Simply obtaining equity in funding seems a long way off, but that still won’t make up for the difference of a century-plus of medical research focused on cis men’s bodies. “We need an overcorrection in terms of funds,” Jambhekar said. And of course, women aren’t a monolith. Black women are three times more likely to die from pregnancy and childbirth than white women. Trans women experience higher morbidity than cis women. To truly eradicate the funding and research disparity, the unique health risks and experiences of all women, especially marginalized women, must be prioritized.

What Would Prioritizing Women’s Health Look Like?

It would be naive to think that women’s holistic health will be significantly improved under the Trump administration, which has shown itself to not only be hostile to women but to science in general. This kind of broad structural and cultural change will require decades, and some of that work will be undoing the damage that this administration has wrought. This is a marathon, and knowing the steps ahead will help us advance women’s health if/when the U.S. pries itself out from this autocratic nightmare.

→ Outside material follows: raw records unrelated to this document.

static int fill_multi(LossMulti &m, const int64_t *levels, int n, const float *coef) {
  if (n < 1 || n > LOSS_MAX_LEVELS || !levels || !coef) return -1;
  m.n = n;
  for (int l = 0; l < n; ++l) {
    const int64_t *v = levels + 16 * l;
    if (fill_args(m.a[l], (const int64_t *)(uintptr_t)v[0], (const float *)(uintptr_t)v[1], (int)v[2], (int)v[3], (int)v[4],
                  (const float *)(uintptr_t)v[5], (const float *)(uintptr_t)v[6], (const float *)(uintptr_t)v[7],
                  (const uint8_t *)(uintptr_t)v[8], (int)v[9], (int)v[10], (int)v[11], v[12], (int)v[13], (int)v[14],
                  (const int64_t *)(uintptr_t)v[15]) != 0)
      return -1;
    m.nblk[l] = loss_blocks(v[12]);
    m.coef[2 * l] = coef[2 * l];
    m.coef[2 * l + 1] = coef[2 * l + 1];
  }
  return 0;
}

SGNN_EXPORT int sgnn_loss_levels_fwd(const int64_t *levels, int n, const float *coef_host, double *sums, float *out2s,
                                     float *total, float *cur, void *ws, int64_t ws_bytes, sgnn_stream_t stream) {
  LossMulti m{};
  SGNN_CHECK_ARG(fill_multi(m, levels, n, coef_host) == 0);
  SGNN_CHECK_ARG(sums && out2s && total && cur);
  if (!ws || ws_bytes < sgnn_loss_multi_ws_bytes()) {
    sgnn_set_error("sgnn_loss_levels_fwd: workspace too small");
    return SGNN_ENOWS;
  }
  int gx = 1;
  for (int l = 0; l < n; ++l) gx = m.nblk[l] > gx ? m.nblk[l] : gx;
  hipStream_t s = (hipStream_t)stream;
  SGNN_LAUNCH(k_loss_partial, dim3(gx, n), dim3(256), 0, s, m, (double *)ws);
  SGNN_LAUNCH(k_loss_finalize, dim3(1), dim3(256), 0, s, (const double *)ws, m, sums, out2s, total, cur);
  SGNN_CHECK_LAUNCH();
  return SGNN_OK;
}

SGNN_EXPORT int sgnn_loss_levels_bwd(const int64_t *levels, int n, const float *coef_host, const double *sums,
                                     const float *g, void *const *dvals, sgnn_stream_t stream) {
  LossMulti m{};
  SGNN_CHECK_ARG(fill_multi(m, levels, n, coef_host) == 0);
  SGNN_CHECK_ARG(sums && g && dvals);
  LossOut o{};
  int64_t mmax = 1;
  for (int l = 0; l < n; ++l) {
    SGNN_CHECK_ARG(dvals[l] || m.a[l].m == 0);
    o.dvals[l] = (float *)dvals[l];
    mmax = m.a[l].m > mmax ? m.a[l].m : mmax;
  }
  SGNN_LAUNCH(k_loss_bwd, dim3(sgnn_grid_for(mmax, 256, 2048), n), dim3(256), 0, (hipStream_t)stream, m, sums, g, o);
  SGNN_CHECK_LAUNCH();
  return SGNN_OK;
}

__device__ __forceinline__ float clamp_sdf(float v, float trunc) { return v != v ? v : fminf(fmaxf(v, -trunc), trunc); }

__global__ __launch_bounds__(256) void k_targets_fine(const float *__restrict__ sdf, const uint8_t *__restrict__ known,
                                                     int64_t total, float trunc, int masking, float wmg,
                                                     float *__restrict__ tsdf, float *__restrict__ hier_last,
                                                     float *__restrict__ occ, float *__restrict__ w) {
  const int64_t stride = (int64_t)gridDim.x * 256;
  for (int64_t i = (int64_t)blockIdx.x * 256 + threadIdx.x; i < total; i += stride) {
    const float t = clamp_sdf(sdf[i], trunc);
    tsdf[i] = t;
    hier_last[i] = t;
    float o = fabsf(t) < trunc ? 1.f : 0.f;
    if (masking && known[i] >= UNK_THRESH_U8) o = UNK_ID_F;
    occ[i] = o;
    if (w) w[i] = (fabsf(o) <= trunc) ? wmg : 1.f;
  }
}

__global__ __launch_bounds__(256) void k_targets_sites(const int64_t *__restrict__ locs, int64_t n, int batch, int d0,
                                                      int d1, int d2, float *__restrict__ w, const int64_t *n_dev) {
  n = sgnn_dyn_n(n, n_dev);
  const int64_t stride = (int64_t)gridDim.x * 256;
  for (int64_t r = (int64_t)blockIdx.x * 256 + threadIdx.x; r < n; r += stride) {
    const longlong2 p0 = reinterpret_cast<const longlong2 *>(locs)[2 * r];
    const longlong2 p1 = reinterpret_cast<const longlong2 *>(locs)[2 * r + 1];
    if (p0.x < 0 || p0.x >= d0 || p0.y < 0 || p0.y >= d1 || p1.x < 0 || p1.x >= d2 || p1.y < 0 || p1.y >= batch) continue;
    w[((p1.y * d0 + p0.x) * d1 + p0.y) * d2 + p1.x] = 1.f;
  }
}

struct CoarseArgs {
  const float *occ_f, *w_f;
  const float *hier_in[3];
  float *occ[3], *w[3], *hier[3];
  int batch, d0, d1, d2;
  float trunc;
  int nlev;
};

__global__ __launch_bounds__(256) void k_targets_coarse(CoarseArgs a) {
  const int lane = threadIdx.x & 63;
  const int lz = lane >> 4, ly = (lane >> 2) & 3, lx = lane & 3;
  const int c0 = a.d0 >> 1, c1 = a.d1 >> 1, c2 = a.d2 >> 1;
  const int b0 = (c0 + 3) >> 2, b1 = (c1 + 3) >> 2, b2 = (c2 + 3) >> 2;
  const int64_t bricks = (int64_t)a.batch * b0 * b1 * b2;
  const int64_t wave0 = (int64_t)blockIdx.x * 4 + (threadIdx.x >> 6), nwaves = (int64_t)gridDim.x * 4;
  for (int64_t br = wave0; br < bricks; br += nwaves) {
    int64_t t = br;
    const int bx = (int)(t % b2); t /= b2;
    const int by = (int)(t % b1); t /= b1;
    const int bz = (int)(t % b0);
    const int b = (int)(t / b0);
    const int z = bz * 4 + lz, y = by * 4 + ly, x = bx * 4 + lx;
    const bool in = z < c0 && y < c1 && x < c2;
    float m = -INFINITY;
    if (in) {
      const float *p = a.occ_f + (((int64_t)b * a.d0 + 2 * z) * a.d1 + 2 * y) * a.d2 + 2 * x;
#pragma unroll
      for (int dz = 0; dz < 2; ++dz)
#pragma unroll
        for (int dy = 0; dy < 2; ++dy) {
          const float2 v = *reinterpret_cast<const float2 *>(p + ((int64_t)dz * a.d1 + dy) * a.d2);
          m = fmaxf(m, fmaxf(v.x, v.y));
        }
      const int64_t o = (((int64_t)b * c0 + z) * c1 + y) * c2 + x;
      a.occ[0][o] = m;
      if (a.w[0]) a.w[0][o] = a.w_f[(((int64_t)b * a.d0 + 2 * z) * a.d1 + 2 * y) * a.d2 + 2 * x];
      a.hier[0][o] = clamp_sdf(a.hier_in[0][o], a.trunc);
    }
    if (a.nlev >= 2) {
      m = fmaxf(m, __shfl_xor(m, 1));
      m = fmaxf(m, __shfl_xor(m, 4));
      m = fmaxf(m, __shfl_xor(m, 16));
      const int e0 = c0 >> 1, e1 = c1 >> 1, e2 = c2 >> 1;
      const int zz = z >> 1, yy = y >> 1, xx = x >> 1;
      if (((lz | ly | lx) & 1) == 0 && zz < e0 && yy < e1 && xx < e2) {
        const int64_t o = (((int64_t)b * e0 + zz) * e1 + yy) * e2 + xx;
        a.occ[1][o] = m;
        if (a.w[1]) a.w[1][o] = a.w_f[(((int64_t)b * a.d0 + 4 * zz) * a.d1 + 4 * yy) * a.d2 + 4 * xx];
        a.hier[1][o] = clamp_sdf(a.hier_in[1][o], a.trunc);
      }
      if (a.nlev >= 3) {
        m = fmaxf(m, __shfl_xor(m, 2));
        m = fmaxf(m, __shfl_xor(m, 8));
        m = fmaxf(m, __shfl_xor(m, 32));
        const int f0 = e0 >> 1, f1 = e1 >> 1, f2 = e2 >> 1;
        if (lane == 0 && bz < f0 && by < f1 && bx < f2) {
          const int64_t o = (((int64_t)b * f0 + bz) * f1 + by) * f2 + bx;
          a.occ[2][o] = m;
          if (a.w[2]) a.w[2][o] = a.w_f[(((int64_t)b * a.d0 + 8 * bz) * a.d1 + 8 * by) * a.d2 + 8 * bx];
          a.hier[2][o] = clamp_sdf(a.hier_in[2][o], a.trunc);
        }
      }
    }
  }
}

Systemic change is essential. Ensuring that everyone is provided universal, accessible health care is the first step. In a country where at least 26 million people lack health insurance, this is a fundamental right, and one that certainly won’t happen under this administration. But expanding access will go a long way to improving health more broadly. Requiring health insurance companies to cover women’s unique health care needs, like contraception and abortion care for cis women, and gender-affirming care for all women, will also help alleviate the disparities.

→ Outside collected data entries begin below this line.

#pragma unroll 1
  for (int q = 0; q < RAW_STAGES; ++q) copy_kb(q);
  if (FUSE) {
    stage_l1(tile_of(0));
    __syncthreads();
  }
  cp_async_wait<RAW_STAGES - 1>();
  split_kb(0);
  copy_kb(RAW_STAGES);
  fence_proxy_async();
  __syncthreads();
  const uint64_t a_desc0 = make_desc(stage0 + (uint32_t)wg * 4096u), b_desc0 = make_desc(stage0);

  float acc[128];
#pragma unroll 1
  for (int i = 0, q = 0; i < my_tiles; ++i) {
#pragma unroll
    for (int j = 0; j < 128; ++j) acc[j] = 0.f;
#pragma unroll 1
    for (int kb = 0; kb < nkb; ++kb, ++q) {
      const uint32_t cur = (uint32_t)(q % N_STAGES) * STAGE_BYTES;
      wgmma_fence();
#pragma unroll
      for (int kk = 0; kk < BK / 8; ++kk) {
        const uint32_t o = cur + kk * 32;
        const uint64_t ah = a_desc0 + ((o + A_HI) >> 4), al = a_desc0 + ((o + A_LO) >> 4), bh = b_desc0 + ((o + B_HI) >> 4), bl = b_desc0 + ((o + B_LO) >> 4);
        if (split) {
          wgmma_tf32(acc, al, bh);
          wgmma_tf32(acc, ah, bl);
        }
        wgmma_tf32(acc, ah, bh);
      }
      wgmma_commit();
      if (q + 1 < nq) {
        if (FUSE && kb == nkb - 1) {
          stage_l1(tile_of(i + 1));
          __syncthreads();
        }
        cp_async_wait<RAW_STAGES - 1>();
        split_kb(q + 1);
      }
      copy_kb(q + 1 + RAW_STAGES);
      wgmma_wait<1>();
      fence_proxy_async();
      __syncthreads();
    }

    const int t = tile_of(i), grp = t / tiles_m, m0 = (t % tiles_m) * BM;
    if (EPI == 4 || EPI == 6) {
      const float* wsrc = p.head_w + (int64_t)grp * p.head_gs;
      if (EPI == 4) head_s[tid] = __ldg(g.bias + (int64_t)grp * g.bias_gs + tid);
#pragma unroll
      for (int j = 0; j < HEAD_MAX; ++j)
        if (j < p.head_n) head_s[BN + j * BN + tid] = __ldg(wsrc + (int64_t)j * p.head_js + (int64_t)tid * p.head_ns);
    }
    wgmma_wait<0>();
    if (EPI == 4 || EPI == 6) __syncthreads();
    const int r0 = m0 + wg * 64 + (warp & 3) * 16 + (lane >> 2), cl = (lane & 3) * 2;
    float* C = g.C + (int64_t)grp * g.c_gs + (int64_t)r0 * g.ldc + cl;
    const int64_t c8 = (int64_t)8 * g.ldc;
    const float* bias = (EPI == 1 || (EPI == 3 && g.bias)) ? g.bias + (int64_t)grp * g.bias_gs + cl : nullptr;
    const float* mask = (EPI == 2 || (EPI == 3 && g.mask)) ? g.mask + (int64_t)grp * g.mask_gs + (int64_t)r0 * g.ldmask + cl : nullptr;
    const int64_t m8 = (int64_t)8 * g.ldmask;
    const uint32_t* mbits = (EPI == 5 || EPI == 6) ? g.mask_bits + (int64_t)grp * g.mask_bits_gs + (int64_t)r0 * (BN / 32) : nullptr;
    uint32_t word0 = 0, word1 = 0;
#pragma unroll
    for (int c = 0; c < BN / 8; ++c) {
      float v00 = acc[4 * c], v01 = acc[4 * c + 1], v10 = acc[4 * c + 2], v11 = acc[4 * c + 3];
      const int col = 8 * c, bit = (c & 3) * 8 + cl;
      if (EPI == 5 || EPI == 6) {
        if ((c & 3) == 0) { word0 = __ldg(mbits + (c >> 2)); word1 = __ldg(mbits + 8 * (BN / 32) + (c >> 2)); }
        v00 = (word0 >> bit) & 1u ? v00 : 0.f; v01 = (word0 >> (bit + 1)) & 1u ? v01 : 0.f;
        v10 = (word1 >> bit) & 1u ? v10 : 0.f; v11 = (word1 >> (bit + 1)) & 1u ? v11 : 0.f;
      }
      if (EPI == 4) {
        const float2 b = *reinterpret_cast<const float2*>(head_s + col + cl);
        v00 = fmaxf(v00 + b.x, 0.f); v01 = fmaxf(v01 + b.y, 0.f); v10 = fmaxf(v10 + b.x, 0.f); v11 = fmaxf(v11 + b.y, 0.f);
        if (g.bits_out) {
          if ((c & 3) == 0) word0 = word1 = 0;
          word0 |= (v00 > 0.f ? 1u : 0u) << bit | (v01 > 0.f ? 1u : 0u) << (bit + 1);
          word1 |= (v10 > 0.f ? 1u : 0u) << bit | (v11 > 0.f ? 1u : 0u) << (bit + 1);
          if ((c & 3) == 3) {
            word0 |= __shfl_xor_sync(0xffffffffu, word0, 1); word0 |= __shfl_xor_sync(0xffffffffu, word0, 2);
            word1 |= __shfl_xor_sync(0xffffffffu, word1, 1); word1 |= __shfl_xor_sync(0xffffffffu, word1, 2);
            if ((lane & 3) == 0) {
              uint32_t* bo = g.bits_out + (int64_t)grp * g.bits_out_gs + (int64_t)r0 * (BN / 32) + (c >> 2);
              bo[0] = word0;
              bo[8 * (BN / 32)] = word1;
            }
          }
        }
      }
      if (EPI == 4 || EPI == 6) {
        acc[4 * c] = v00; acc[4 * c + 1] = v01; acc[4 * c + 2] = v10; acc[4 * c + 3] = v11;
        if (!p.store_c) continue;
      }
      if (EPI == 1) {
        const float2 b = __ldg(reinterpret_cast<const float2*>(bias + col));
        v00 = fmaxf(v00 + b.x, 0.f); v01 = fmaxf(v01 + b.y, 0.f); v10 = fmaxf(v10 + b.x, 0.f); v11 = fmaxf(v11 + b.y, 0.f);
      } else if (EPI == 2) {
        const float2 ma = __ldg(reinterpret_cast<const float2*>(mask + col)), mb = __ldg(reinterpret_cast<const float2*>(mask + m8 + col));
        v00 = ma.x > 0.f ? v00 : 0.f; v01 = ma.y > 0.f ? v01 : 0.f; v10 = mb.x > 0.f ? v10 : 0.f; v11 = mb.y > 0.f ? v11 : 0.f;
      } else if (EPI == 3) {
        if (bias) {
          const float2 b = __ldg(reinterpret_cast<const float2*>(bias + col));
          v00 += b.x; v01 += b.y; v10 += b.x; v11 += b.y;
        }
        if (g.act >= 0) { v00 = act_apply(v00, g.act); v01 = act_apply(v01, g.act); v10 = act_apply(v10, g.act); v11 = act_apply(v11, g.act); }
        if (mask) {
          const float2 ma = __ldg(reinterpret_cast<const float2*>(mask + col)), mb = __ldg(reinterpret_cast<const float2*>(mask + m8 + col));
          v00 *= act_grad_from_output(ma.x, g.mask_act); v01 *= act_grad_from_output(ma.y, g.mask_act);
          v10 *= act_grad_from_output(mb.x, g.mask_act); v11 *= act_grad_from_output(mb.y, g.mask_act);
        }
      }
      *reinterpret_cast<float2*>(C + col) = make_float2(v00, v01);
      *reinterpret_cast<float2*>(C + c8 + col) = make_float2(v10, v11);
    }
    if (EPI == 4 || EPI == 6) {
      float* ho = p.head_out + (int64_t)grp * p.head_out_gs + (int64_t)r0 * p.head_n;
      const float* hb = p.head_b ? p.head_b + (int64_t)grp * p.head_gs : nullptr;
#pragma unroll 1
      for (int j = 0; j < HEAD_MAX; ++j) {
        if (j < p.head_n) {
          float s0 = 0.f, s1 = 0.f;
#pragma unroll
          for (int c = 0; c < BN / 8; ++c) {
            const float2 w = *reinterpret_cast<const float2*>(head_s + BN + j * BN + 8 * c + cl);
            s0 = fmaf(acc[4 * c], w.x, s0); s0 = fmaf(acc[4 * c + 1], w.y, s0);
            s1 = fmaf(acc[4 * c + 2], w.x, s1); s1 = fmaf(acc[4 * c + 3], w.y, s1);
          }
          s0 += __shfl_xor_sync(0xffffffffu, s0, 1); s0 += __shfl_xor_sync(0xffffffffu, s0, 2);
          s1 += __shfl_xor_sync(0xffffffffu, s1, 1); s1 += __shfl_xor_sync(0xffffffffu, s1, 2);
          if ((lane & 3) == 0) {
            const float b = hb ? __ldg(hb + j) : 0.f;
            ho[j] = s0 + b;
            ho[(int64_t)8 * p.head_n + j] = s1 + b;
          }
        }
      }
    }
  }
  cp_async_wait<0>();
}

It’s beyond health care, though. We need a holistic social fabric that protects and supports women’s lives. Scandinavian countries, in particular, are an example of societies that prioritize women’s health and needs. They have universal, subsidized health care, higher rates of gender equality, and robust social safety nets that reduce chronic stress and prioritize preventive care. They also have generous parental leave and affordable childcare policies that make women’s lives easier and less stressful, which can improve health outcomes.

To make women’s health and lives a political priority requires more than a new administration, however. It requires a broad cultural shift that values women’s experiences, voices, and our authority. This kind of vast overhaul requires more progressive women in positions of political power, and a society that radically reshapes its relationship to our bodies and lives.

It may sound radical, but it’s not. It’s simply affirming the humanity of half the population. And that is worth the fight.